В спальне, отведенной ему Мисси Ричардс, горел только слабый ночник. Никки чувствовал себя привилегированной особой. Семейство Банни так мало знало о нем.
Он плыл под чужим флагом, таков был полученный им приказ. На Западе они с матерью носили имя старой служанки семьи — Рефлет. На Востоке его имя — Никки Шан, единственный сын Шан Лао.
«Способен ли Брехт, пишущий марксистские стихи, — написал он в тетради, — вознестись выше Вейля в марксистской мелодии?»
Для Никки Шана в жизни открыто не так много дорог. Отцу только предстояло пригласить его продолжить семейное дело. Напуганный ответственностью, Никки поискал для себя занятие, в котором не рисковал сразу обнаружить полную несостоятельность. Этим занятием стала для него журналистика. Итогом лета будет эссе «Письма отцу». Шан Лао не обладает родительским талантом, объяснила ему мать, Николь, но очень любит сына. Свидетельства этого были очень незначительны.
Отсюда заголовок: «Письма отцу».
Без стука дверь отворилась, и в комнату скользнула Банни, совершенно голая, но в босоножках на высоком каблуке. Она закрыла дверь и картинно изогнулась, выпятив грудь.
— Ко мне, жеребчик, — прошептала она.
Глава 7
Чарли Ричардс последним покинул Ричланд-Тауэр.
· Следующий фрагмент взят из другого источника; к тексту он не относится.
# msracver/Relation-Networks-for-Object-Detection

Hardware: AMD Instinct MI355X
Metric: images/sec (1000x600, 300 ROIs) (higher is better)
Workload: dtype bf16; 1 GPU; BASELINE configs[1]: ResNet-101 Faster-RCNN + 2 relation modules (N=300, 16 heads, d=1024) + soft-NMS(0.6) + top-100, 600x1000 images, 300 proposals, random-init weights; launch=hipGraph replay, batches_in_flight=1, parallelism=replicas x1 (no data-path collective), ranks_seen_by_rccl=1

## Files before the change

include/relnet_hip.h:

```cpp
#ifndef RELNET_HIP_H
#define RELNET_HIP_H

#ifdef __cplusplus
extern "C" {
#endif

enum { RELNET_F32 = 0, RELNET_BF16 = 1 };

int relnet_version(void);
const char* relnet_last_error(void);
unsigned long long relnet_stream_capture_id(void* stream);

void _nms(int* keep_out, int* num_out, const float* boxes_host, int boxes_num, int boxes_dim,
          float nms_overlap_thresh, int device_id);

int relnet_proposal_decode(const float* cls_prob, const long* cls_strides4, const float* deltas,
                           const long* delta_strides4, const float* im_info, const double* base_anchors,
                           float* boxes , float* scores , int B, int A, int h, int w,
                           int feat_stride, int min_size, int softmax_pairs, void* stream);
int relnet_topk_sort(const float* scores, const float* boxes, float* out_boxes5, int* out_index,
                     int* out_count, int B, int n, int K, void* stream);
int relnet_nms_mask(const float* boxes5, const int* counts , unsigned long long* mask,
                    int B, int n, int n_stride, float thresh, void* stream);
int relnet_nms_scan(const unsigned long long* mask, const float* boxes5, const int* counts, float* rois,
// ... 73 lines not shown

int relnet_geometry_bias(const float* boxes, int box_stride, int box_off, const float* wp_t, const float* bp,
                         const float* divisors8, void* bias, int bias_half , float* pos_mat,
                         float* pos_emb, int B, int N, int M, int Mpad, int fc_dim, int nmod, void* stream);

int relnet_relation_attention(const void* q, long q_ld, long q_bs, const void* k, long k_ld, long k_bs,
                              const void* vwt, long vwt_ld, long vwt_bs, const void* bias, int bias_half,
                              long bias_bs, const float* bout, const void* resid, long resid_ld, long resid_bs, void* out,
                              long out_ld, long out_bs, void* out_act, long act_ld, long act_bs, float* logits,
                              int B, int H, int N, int M, int Mpad, float scale, int in_dtype, int out_dtype,
                              void* stream);

int relnet_relation_attention_kc(const void* q, long q_ld, long q_bs, const void* k, long k_ld, long k_bs,
                                 const void* vwt, long vwt_ld, long vwt_bs, const void* bias, int bias_half,
                                 long bias_bs, const float* bout, const void* resid, long resid_ld, long resid_bs, void* out,
                                 long out_ld, long out_bs, void* out_act, long act_ld, long act_bs, float* logits,
                                 int B, int H, int N, int M, int Mpad, float scale, int in_dtype, int out_dtype,
                                 const int* key_count, void* stream);
void relnet_relation_attention_debug_lds_f32(int on);

int relnet_relation_attention_fused(const void* q, long q_ld, long q_bs, const void* k, long k_ld, long k_bs,
                                    const void* vwt, long vwt_ld, long vwt_bs, const float* boxes, int box_stride,
                                    int box_off, const float* wp, const float* bp, const float* divisors8,
                                    const float* bout, const void* resid, long resid_ld, long resid_bs, void* out,
                                    long out_ld, long out_bs, void* out_act, long act_ld, long act_bs, int B, int H,
                                    int N, int M, int Mpad, float scale, void* stream);

int relnet_bottleneck_chain(const void* mid2, const void* x, const void* w3f, const void* w1f, const float* b3,
                            const float* b1, void* x_next, void* mid1_next, long P, int mid, void* stream);
int relnet_bottleneck_chain_proj(const void* mid2, const void* x_in, const void* w3f, const void* wpf, const void* w1f,
                                 const float* b3p, const float* b1, void* x_next, void* mid1_next, long P, int mid, void* stream);
int relnet_bottleneck_chain_s2(const void* mid2, const void* x, const void* w3f, const float* b3, void* x_next, int B, int H,
                               int W, int mid, void* stream);

int relnet_conv3x3_c64(const void* in, const void* w_frag, const float* bias, int relu, void* out, int B, int H, int W,
                       void* stream);
int relnet_conv3x3_c64_s2(const void* in, const void* w_frag, const float* bias, int relu, void* out, int B, int H, int W,
                          void* stream);


int relnet_pack_w_frag(const void* w, long ldw, void* out, int N, int K, void* stream);
int relnet_conv2d_nhwc_wf(const void* in, long in_pix, long in_img, const void* w, const void* w_frag, const float* bias,
                          const void* resid, int relu, void* out, long ldc, int B, int H, int W, int Cin, int Cout, int R,
                          int S, int stride, int dil, int pad, int out_dtype, void* stream);

int relnet_detect_head(const float* cls_score, long cs_ld, const float* bbox_pred, long bp_ld, const float* rois,
                       const float* im_info, float* cls_prob, double* boxes, int R, int C, int rois_per_image,
                       int delta_off, void* stream);
int relnet_detect_head_ex(const float* cls_score, long cs_ld, const float* bbox_pred, long bp_ld, const float* rois,
                          const float* im_info, float* cls_prob, double* boxes, int R, int C, int rois_per_image,
                          int delta_off, const int* n_valid, void* stream);
int relnet_class_nms(const float* cls_prob, const double* boxes, double* dets, int* counts, int B, int N, int C,
                     float score_thresh, double nms_param, int soft, int max_picks, void* stream);
int relnet_class_nms_ex(const float* cls_prob, const double* scores64, const double* boxes, double* dets, int* counts,
                        int* pick_index, int B, int N, int C, float score_thresh, double nms_param, int soft,
                        int max_picks, void* stream);
int relnet_class_nms_hist_bins(void);
int relnet_class_nms_topk(const float* cls_prob, const double* boxes, double* dets, int* counts, void* hist, int B, int N, int C,
                          float score_thresh, double nms_param, int soft, int max_picks, int top_k, void* stream);
int relnet_image_topk(const double* dets, const int* counts, double* thresh, int* total, float* out,
                      int* out_count, int B, int NC, int N, int max_per_image, int max_out, void* stream);

int relnet_lnms_prepare(const float* cls_score, long cs_ld, const float* bbox_pred, long bp_ld, const float* rois,
                        const float* im_info, float* prob , float* boxes , int B, int N,
                        int C, int delta_off, const float* means4, const float* stds4, void* stream);
int relnet_lnms_prepare_ex(const float* cls_score, long cs_ld, const float* bbox_pred, long bp_ld, const float* rois,
// ... 214 lines not shown
```

relation-networks-for-object-detection_amd/backbone.py:

```python
import math
import os

import torch
import torch.nn.functional as F

from . import ops

UNITS = (3, 4, 23, 3)
FILTERS = (256, 512, 1024, 2048)
EPS = 1e-5
PIXEL_MEANS = (103.06, 115.90, 123.15)


def unit_names(fpn=False):
    out = []
    in_ch = 64
    for si, (n, oc) in enumerate(zip(UNITS, FILTERS)):
        stage = si + 2
        for u in range(n):
            if n <= 3 or stage == 2 or stage == 5:
                name = 'abc'[u]
            else:
                name = 'a' if u == 0 else 'b%d' % u
            stride = 2 if (u == 0 and (stage in (3, 4) or (fpn and stage == 5))) else 1
# ... 51 lines not shown
        p['res5%s_branch2b_offset_weight' % u] = nrm(dcn_offset_std, 72, 512, 3, 3)
        p['res5%s_branch2b_offset_bias' % u] = torch.zeros(72)
    p['offset_weight'] = nrm(dcn_offset_std, 98, 256 * 49); p['offset_bias'] = torch.zeros(98)
    if fpn:
        for lvl, cin in ((32, 2048), (16, 1024), (8, 512), (4, 256)):
            p['fpn_ft%d_1x1_weight' % lvl] = nrm(0.01, 256, cin, 1, 1); p['fpn_ft%d_1x1_bias' % lvl] = torch.zeros(256)
            p['fpn_ft%d_3x3_weight' % lvl] = nrm(0.01, 256, 256, 3, 3); p['fpn_ft%d_3x3_bias' % lvl] = torch.zeros(256)
        p['fpn_ft64_3x3_weight'] = nrm(0.01, 256, 256, 3, 3); p['fpn_ft64_3x3_bias'] = torch.zeros(256)
        p['roi_pool_fc1_weight'] = nrm(0.01, 1024, 256 * 49); p['roi_pool_fc1_bias'] = torch.zeros(1024)
        p['roi_pool_fc2_weight'] = nrm(0.01, 1024, 1024); p['roi_pool_fc2_bias'] = torch.zeros(1024)
    return p


def fold_bn(w, gamma, beta, mean, var, eps=EPS):
    s = gamma.double() / torch.sqrt(var.double() + eps)
    return (w.double() * s.view(-1, 1, 1, 1)).float(), (beta.double() - mean.double() * s).float()
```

Если вспомнить, как взбесило его поведение Чио Итало, самоконтроль Чарли следует назвать изумительным. Прием закончился благополучно. Никто не напился, не поссорился, не затеял драку. Покушение потерпело неудачу. Напитков и зонтиков от солнца хватило на всех. Кузина Пэм атаковала едва ли не половину присутствовавших мужчин. Завтра, слава Богу, воскресенье.
Было только два тяжелых момента: первый — когда, приветствуя гостей, Чарли почувствовал приступ тошноты, отвращения к себе. Но он справился, выстоял. Временно или навсегда — это покажет только дальнейшее отделение от империи Итало. Вторая отвратительная сцена — из-за Винса.
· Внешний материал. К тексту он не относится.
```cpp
struct sph_handle {
    SphSettings settings{};
    SphOptions opt{};
    sph_host::Knobs knobs{};
    DevParams P{};
    int n = 0, cap = 0, device = 0;
    hipStream_t compute = nullptr, copy = nullptr;
    sph_host::DeviceBuf<float4> posBuf[2], velBuf[2];
    float4 *pos4[2] = {nullptr, nullptr};
    float4 *vel4[2] = {nullptr, nullptr};
    int cur = 0;
    int sorted = -1;
    sph_host::DeviceBuf<uint32_t> sortKeys[2], sortVals[2], sortBlockHist, sortDigitTotal;
    SortWorkspace ws{};
    int sortedKeyBuf = 0;
    int2 *cellRange = nullptr;
    sph_host::DeviceBuf<int2> cellTable[2];
    int cellCur = 0;
    sph_host::DeviceBuf<float> devPosBuf[2];
    float *devPos[2] = {nullptr, nullptr};
    sph_host::PinnedBuf<float> hostPos;
    bool hostPosIsInit = false;
    sph_host::PinnedBuf<float4> stage[2];
    sph_host::Event stageFree[2];
    bool mappedPos = false;
    sph_host::DeviceBuf<float4> force4;
    sph_host::DeviceBuf<unsigned long long> pairCounter;
    sph_host::PinnedBuf<unsigned long long> pairHost;
    SphKernelTimes kt{};
    sph_host::DeviceBuf<float4> pv8;
    sph_host::DeviceBuf<uint32_t> maskPool, maskOff;
    sph_host::DeviceBuf<uint32_t> noneList;
    sph_host::DeviceBuf<uint32_t> hitCount;
    sph_host::DeviceBuf<uint32_t> quiet;
    sph_host::DeviceBuf<float4> quietVref;
    sph_host::DeviceBuf<unsigned long long> calm;
    sph_host::DeviceBuf<float4> initPos4;
    sph_host::PinnedBuf<SphOobLog> oobHost;
    uint32_t oobSeen = 0;
    int initZLayers = 0;
    uint64_t hitsRecorded = 0;
    sph_host::DeviceBuf<unsigned long long> maskCursor;
    unsigned long long maskCapacity = 0;
    int zLayers = 0;
    bool ready = false;
    bool gridValid = false;
    int phase = 0;
    std::string err;

    bool gridAhead = false;
    int2 *clickTable = nullptr;
    bool clickValid = false;
    bool aheadEnabled = true;
    sph_host::StepEvents *aheadEv = nullptr;
    sph_host::Event computeDone[2], copyDone[2];
    bool copyPending[2] = {false, false};
    bool stepTimed = false;
    int rbDeferredSlot = -1;
    bool cursorClean = false;
    long long stepIndex = 0;
    sph_host::StepEvents ring[sph_host::kEventRing];
    int ringHead = 0;
    sph_host::StepEvents *curEv = nullptr;
    sph_host::PairEvent pairs[sph_host::kPairRing];
    int pairHead = 0;
    double trEnqueue = 0, trSync = 0, trPost = 0, trBetween = 0, trPh[5] = {0, 0, 0, 0, 0};
    long long trSteps = 0;
    std::chrono::steady_clock::time_point trLastReturn{};
    sph_host::Event trBase;

    bool sdmaOk = false;
    uint64_t hsaGpu = 0, hsaCpu = 0;
    uint64_t rbSig[2] = {0, 0};
    bool rbPending[2] = {false, false};
    uint32_t sdmaEngine = 0;
    double hsaTickSeconds = 0;

    int slabOwnedBegin = 0, slabOwnedEnd = 0;
    bool external = false;
    hipStream_t ownCompute = nullptr;
    sph_host::DeviceBuf<int> boundsDev;
    sph_host::PinnedBuf<int> boundsHost;
    sph_host::DeviceBuf<int> partTiles;

    RenderParams rp{};
    sph_host::DeviceBuf<uint32_t> rDepth, rCount, rEdge, rRgb;
    sph_host::PinnedBuf<uint8_t> frameHost;
    sph_host::Outbound frameOut;
    bool frameValid = false;
    double renderSeconds = 0;
    long long renderFrames = 0;
    sph_host::DeviceBuf<unsigned long long> rPacked;
    sph_host::DeviceBuf<uint32_t> rRange;
    sph_host::PinnedBuf<uint32_t> rangeHost;
    bool fieldFrame = false;

    sph_host::DeviceBuf<float> sampleDev;
    sph_host::PinnedBuf<float> sampleHost;
    size_t sampleCap = 0;
    int sampleDim[3] = {0, 0, 0};
    sph_host::Outbound sampleOut;
    bool sampleValid = false;
    double sampleSeconds = 0;
    long long sampleCount = 0;
    long long sampleTileCalls = 0, samplePlainCalls = 0;

    sph_host::DeviceBuf<float> surfField;
    sph_host::DeviceBuf<uint8_t> surfBits;
    sph_host::DeviceBuf<uint32_t> surfLocal;
    sph_host::DeviceBuf<uint2> surfBlockSum, surfBlockOff;
    sph_host::DeviceBuf<unsigned long long> surfTotalsDev;
    sph_host::PinnedBuf<unsigned long long> surfTotalsHost;
    sph_host::Event surfCounted;
// ... 98 lines not shown
```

— Ох уж этот Керри, — ядовито ухмыльнулся Винс, — еще один несгибаемый Эль Профессоре вроде тебя. С чего ты взял, что мне нравится дразнить детей?
Улыбка Чарли, выдавленная с огромным трудом, должна была смягчить резкость слов:
— Когда ты воображаешь, что тебе это сойдет с рук, наверняка нравится.
— Эй, ты хоть и cornuto, но не монах!
— По крайней мере, не Синяя Борода.
При своей сухой арабской конституции Винс вспыхивал быстро.
— Придержи язык, Чарли. Следи за словами, когда говоришь с настоящим Риччи. — Его потемневшие от ярости глаза впились в светлые, холодные глаза Чарли. — И не делай вид, что много потерял бы, если б твоя кошелка-жена оказалась на шесть футов под землей. Можешь паясничать перед всеми этими вшивыми поборниками законности, это твоя работа.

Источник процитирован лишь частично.